Following a short period of time, the excited molecule emits a photon which is collected and
detected with appropriate equipment. In such an experiment, the measurements consist of the
time elapsed between a pulse and the photon detection. Each measurement w encodes the time
d that the molecule remained excited and some error r caused by the detection hardware. Both
contributions are additive which indicates that each measurement is given by the sum w = d+r.
By fundamental laws of physics, it is known that d is an exponential random variable with a rate
λ characteristic of the sample under investigation. By detector engineering, it is ensured that the
error r is normally distributed around zero with some variance υ characteristic of each detector.
(i) The dataset TTTR calibration.mat contains calibration measurements of a detector. These
measurements are obtained under artificial conditions that ensure d ≈ 0. Accordingly, they
encode only the error of the detector. Use these measurements to estimate the error variance of
the detectors. To do so, apply the maximum likelihood principle and carry out the calculations
involved analytically.
(ii) Derive an analytic expression for the probability density p(w) of each individual measurement
of an actual experiment.
(iii) Given that the detector is already calibrated from step (i), describe in detail the remaining
steps for the estimation of λ from the measurements of an actual experiment.

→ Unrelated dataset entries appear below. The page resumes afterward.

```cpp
int cwq_selftest_encode_rows_wave(const float* t_loc, const float* t_scale, const float* p_loc,
                                  const float* p_scale, const int64_t* block_off, int64_t nb,
                                  int64_t total_dims, int64_t max_block_dim, int n_bits_per_step,
                                  int n_steps, int32_t seed, float rho, int64_t block_id_base,
                                  int32_t* out_idx, float* out_sample, void* workspace,
                                  size_t workspace_bytes, void* stream) {
  if (nb > 0 && !block_off) return fail(CWQ_ERR_INVALID, "block_off is null");
  if (max_block_dim < 0) return fail(CWQ_ERR_INVALID, "max_block_dim must be >= 0");
  return encode_impl(t_loc, t_scale, p_loc, p_scale, block_off, 0, nb, total_dims, max_block_dim,
                     n_bits_per_step, n_steps, seed, rho, block_id_base, out_idx, out_sample,
                     workspace, workspace_bytes, nullptr, stream, nullptr, nullptr, nullptr,
                     nullptr, true);
}

namespace {
int beam_impl(const float* t_loc, const float* t_scale, const float* p_loc, const float* p_scale,
              const int64_t* block_off, int64_t nb, int64_t total_dims, int64_t max_block_dim,
              int n_bits, int n_steps, int beam, int32_t seed, float rho, int64_t block_id_base,
              int32_t* out_idx, float* out_sample, float* out_value, void* workspace,
              size_t workspace_bytes, const cwq_options* opts, void* stream, int path) {
  int rc = check_common(n_bits, n_steps, nb);
  if (rc) return rc;
  cwq_options o;
  if ((rc = read_options(opts, &o))) return rc;
  if (beam < 1 || beam > CWQ_MAX_BEAM)
    return fail(CWQ_ERR_INVALID, "beam=%d outside [1, %d]", beam, CWQ_MAX_BEAM);
  if (((int64_t)beam << n_bits) > (1LL << 31))
    return fail(CWQ_ERR_INVALID, "beam * 2^n_bits_per_step = %lld exceeds 2^31",
                (long long)((int64_t)beam << n_bits));
  if (total_dims < 0 || max_block_dim < 0)
    return fail(CWQ_ERR_INVALID, "total_dims and max_block_dim must be >= 0");
  if (path < -1 || path > 3) return fail(CWQ_ERR_INVALID, "path=%d outside [0, 3]", path);
  if (!block_off && nb > 0 && (max_block_dim > INT64_MAX / nb || nb * max_block_dim != total_dims))
    return fail(CWQ_ERR_INVALID, "uniform blocks: total_dims must be nb * max_block_dim");
  if (nb > 0 && !out_idx) return fail(CWQ_ERR_INVALID, "out_idx is null");
  if (total_dims > 0 && (!t_loc || !t_scale || !p_loc || !p_scale || !out_sample))
    return fail(CWQ_ERR_INVALID, "null input/output pointer");
  const cwq::BeamPath plan = cwq::beam_plan(max_block_dim);
  if (path >= 0 && (path & 1) == 0 && plan != cwq::BeamPath::LanePerRow)
    return fail(CWQ_ERR_INVALID, "the lane-per-row kernel takes blocks of at most %d dims",
                CWQ_FUSED_DMAX);
  if ((rc = check_ws(workspace, workspace_bytes,
                     cwq::beam_ws(nb, total_dims, n_steps, beam).total, NullWs::TakenIfEmpty)))
    return rc;
  cwq::BeamArgs a;
  a.t_loc = t_loc;
  a.t_scale = t_scale;
// ... 277 lines not shown
```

(iv) Implement the method you developed in (iii) and use the measurements in the provided
dataset TTTR experiment.mat to find the value of λ. To carry out the involved optimization,
you might use fminsearch or any other optimization strategy you prefer.
Associated data: The datasets TTTR calibration.mat and TTTR experiment.mat, for steps
(i) and (iv) contain measurements from the same detector. All measurements are reported in
units of ns.
3